*** Opening Data listing ***
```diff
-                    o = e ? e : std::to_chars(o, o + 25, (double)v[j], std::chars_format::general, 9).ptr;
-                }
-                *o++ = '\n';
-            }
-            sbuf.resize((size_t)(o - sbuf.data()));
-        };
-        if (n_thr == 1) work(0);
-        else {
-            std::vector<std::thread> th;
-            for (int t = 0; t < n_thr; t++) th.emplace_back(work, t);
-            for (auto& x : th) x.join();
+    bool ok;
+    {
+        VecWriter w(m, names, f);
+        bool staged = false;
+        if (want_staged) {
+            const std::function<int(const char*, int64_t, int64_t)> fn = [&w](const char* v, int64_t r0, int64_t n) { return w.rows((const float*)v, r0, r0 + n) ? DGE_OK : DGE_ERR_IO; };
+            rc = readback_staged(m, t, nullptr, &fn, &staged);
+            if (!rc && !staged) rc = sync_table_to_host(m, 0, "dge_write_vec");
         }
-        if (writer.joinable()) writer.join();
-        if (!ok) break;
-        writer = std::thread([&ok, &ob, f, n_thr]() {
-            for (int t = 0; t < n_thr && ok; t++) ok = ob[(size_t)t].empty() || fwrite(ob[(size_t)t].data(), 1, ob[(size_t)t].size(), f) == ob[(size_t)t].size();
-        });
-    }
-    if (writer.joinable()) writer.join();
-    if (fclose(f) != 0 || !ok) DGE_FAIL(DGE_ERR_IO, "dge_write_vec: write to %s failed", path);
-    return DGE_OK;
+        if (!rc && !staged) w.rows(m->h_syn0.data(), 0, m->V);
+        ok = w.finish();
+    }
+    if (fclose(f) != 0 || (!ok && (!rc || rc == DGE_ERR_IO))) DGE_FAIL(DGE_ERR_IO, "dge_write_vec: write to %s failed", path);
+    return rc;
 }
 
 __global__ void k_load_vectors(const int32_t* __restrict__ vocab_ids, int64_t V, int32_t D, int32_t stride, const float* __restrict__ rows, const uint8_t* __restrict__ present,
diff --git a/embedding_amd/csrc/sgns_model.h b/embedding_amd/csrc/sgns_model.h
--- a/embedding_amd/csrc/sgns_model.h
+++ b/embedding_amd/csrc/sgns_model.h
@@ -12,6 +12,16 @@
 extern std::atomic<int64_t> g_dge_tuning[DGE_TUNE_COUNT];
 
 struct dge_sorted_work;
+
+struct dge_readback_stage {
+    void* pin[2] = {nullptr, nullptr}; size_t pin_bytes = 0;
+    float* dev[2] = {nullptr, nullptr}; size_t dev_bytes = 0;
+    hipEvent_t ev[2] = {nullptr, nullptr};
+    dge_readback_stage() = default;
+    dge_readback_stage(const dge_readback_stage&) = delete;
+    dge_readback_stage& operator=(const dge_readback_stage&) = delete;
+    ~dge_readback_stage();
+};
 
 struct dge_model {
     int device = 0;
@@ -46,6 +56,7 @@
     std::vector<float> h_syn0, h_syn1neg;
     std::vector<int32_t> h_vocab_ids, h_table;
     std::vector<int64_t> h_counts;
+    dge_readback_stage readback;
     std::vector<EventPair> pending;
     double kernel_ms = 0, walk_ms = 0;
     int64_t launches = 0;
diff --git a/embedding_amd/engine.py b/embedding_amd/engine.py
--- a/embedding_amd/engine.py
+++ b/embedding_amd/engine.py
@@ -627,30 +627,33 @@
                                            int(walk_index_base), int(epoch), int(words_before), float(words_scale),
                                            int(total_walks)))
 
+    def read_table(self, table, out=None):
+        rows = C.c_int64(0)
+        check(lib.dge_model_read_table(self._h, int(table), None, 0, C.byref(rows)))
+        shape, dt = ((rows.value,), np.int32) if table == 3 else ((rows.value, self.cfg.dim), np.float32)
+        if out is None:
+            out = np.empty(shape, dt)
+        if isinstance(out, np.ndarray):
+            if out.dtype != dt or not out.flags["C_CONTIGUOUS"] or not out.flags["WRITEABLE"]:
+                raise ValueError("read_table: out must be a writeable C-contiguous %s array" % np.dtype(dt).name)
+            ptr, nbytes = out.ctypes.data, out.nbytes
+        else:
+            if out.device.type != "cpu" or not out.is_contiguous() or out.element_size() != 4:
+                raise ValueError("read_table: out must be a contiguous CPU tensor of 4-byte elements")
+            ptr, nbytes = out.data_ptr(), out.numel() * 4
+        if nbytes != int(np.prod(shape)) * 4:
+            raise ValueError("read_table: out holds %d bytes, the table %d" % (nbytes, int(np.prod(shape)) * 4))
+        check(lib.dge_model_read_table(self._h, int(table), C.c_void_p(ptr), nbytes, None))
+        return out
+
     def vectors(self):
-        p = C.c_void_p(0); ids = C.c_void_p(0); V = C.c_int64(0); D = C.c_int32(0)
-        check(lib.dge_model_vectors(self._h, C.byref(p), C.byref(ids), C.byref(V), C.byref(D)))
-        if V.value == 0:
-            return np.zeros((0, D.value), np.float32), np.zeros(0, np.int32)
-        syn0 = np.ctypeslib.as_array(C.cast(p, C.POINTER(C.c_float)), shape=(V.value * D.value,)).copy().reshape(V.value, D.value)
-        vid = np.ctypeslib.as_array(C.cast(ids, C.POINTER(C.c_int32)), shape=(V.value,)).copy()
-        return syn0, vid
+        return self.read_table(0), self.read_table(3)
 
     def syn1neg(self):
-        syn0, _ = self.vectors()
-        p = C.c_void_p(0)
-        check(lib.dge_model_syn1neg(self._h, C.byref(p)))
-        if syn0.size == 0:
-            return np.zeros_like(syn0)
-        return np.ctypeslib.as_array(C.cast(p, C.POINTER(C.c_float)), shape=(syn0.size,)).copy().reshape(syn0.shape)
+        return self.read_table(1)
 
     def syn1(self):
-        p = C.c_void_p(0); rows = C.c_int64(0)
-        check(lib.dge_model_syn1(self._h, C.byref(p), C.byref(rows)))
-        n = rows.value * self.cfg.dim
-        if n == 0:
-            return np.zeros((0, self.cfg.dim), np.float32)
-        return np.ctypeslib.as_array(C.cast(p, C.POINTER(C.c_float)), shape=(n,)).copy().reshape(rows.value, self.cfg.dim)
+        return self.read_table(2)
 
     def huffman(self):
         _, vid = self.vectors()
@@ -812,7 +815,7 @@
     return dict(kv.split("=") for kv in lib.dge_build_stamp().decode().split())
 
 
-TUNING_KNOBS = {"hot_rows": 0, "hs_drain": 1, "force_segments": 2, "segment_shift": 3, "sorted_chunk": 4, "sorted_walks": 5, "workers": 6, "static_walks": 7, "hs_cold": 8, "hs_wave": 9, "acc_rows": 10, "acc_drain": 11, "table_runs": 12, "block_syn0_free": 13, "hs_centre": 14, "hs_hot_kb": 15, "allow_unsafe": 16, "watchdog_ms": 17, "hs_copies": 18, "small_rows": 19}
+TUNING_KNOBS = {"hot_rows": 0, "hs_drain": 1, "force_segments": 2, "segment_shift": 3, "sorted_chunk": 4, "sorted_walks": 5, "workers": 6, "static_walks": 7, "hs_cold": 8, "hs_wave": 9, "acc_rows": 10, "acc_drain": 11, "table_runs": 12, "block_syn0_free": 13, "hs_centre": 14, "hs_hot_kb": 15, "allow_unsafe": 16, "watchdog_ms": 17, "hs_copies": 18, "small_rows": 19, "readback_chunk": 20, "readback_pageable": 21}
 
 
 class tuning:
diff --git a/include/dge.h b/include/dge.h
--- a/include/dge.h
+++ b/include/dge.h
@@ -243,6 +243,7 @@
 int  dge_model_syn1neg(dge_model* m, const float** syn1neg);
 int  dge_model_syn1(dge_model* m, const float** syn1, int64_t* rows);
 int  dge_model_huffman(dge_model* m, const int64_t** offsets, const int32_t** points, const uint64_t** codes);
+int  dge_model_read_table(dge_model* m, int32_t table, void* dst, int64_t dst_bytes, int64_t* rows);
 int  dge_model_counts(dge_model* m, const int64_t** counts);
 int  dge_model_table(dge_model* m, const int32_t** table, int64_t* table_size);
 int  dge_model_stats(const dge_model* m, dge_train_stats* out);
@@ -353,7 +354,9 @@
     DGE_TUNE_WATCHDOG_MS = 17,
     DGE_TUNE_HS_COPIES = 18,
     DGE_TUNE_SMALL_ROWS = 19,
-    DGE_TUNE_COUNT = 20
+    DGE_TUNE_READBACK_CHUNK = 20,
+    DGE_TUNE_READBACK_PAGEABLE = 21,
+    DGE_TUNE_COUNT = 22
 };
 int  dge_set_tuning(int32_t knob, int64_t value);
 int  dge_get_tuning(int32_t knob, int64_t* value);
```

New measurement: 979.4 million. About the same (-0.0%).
*** Closing Data listing ***
### Task to carry out
Find the word "check" in the listing above. Copy each line where it appears.

### Solution to the problem
+        check(lib.dge_model_read_table(self._h, int(table), None, 0, C.byref(rows)))
+        check(lib.dge_model_read_table(self._h, int(table), C.c_void_p(ptr), nbytes, None))
-        check(lib.dge_model_vectors(self._h, C.byref(p), C.byref(ids), C.byref(V), C.byref(D)))
-        check(lib.dge_model_syn1neg(self._h, C.byref(p)))
-        check(lib.dge_model_syn1(self._h, C.byref(p), C.byref(rows)))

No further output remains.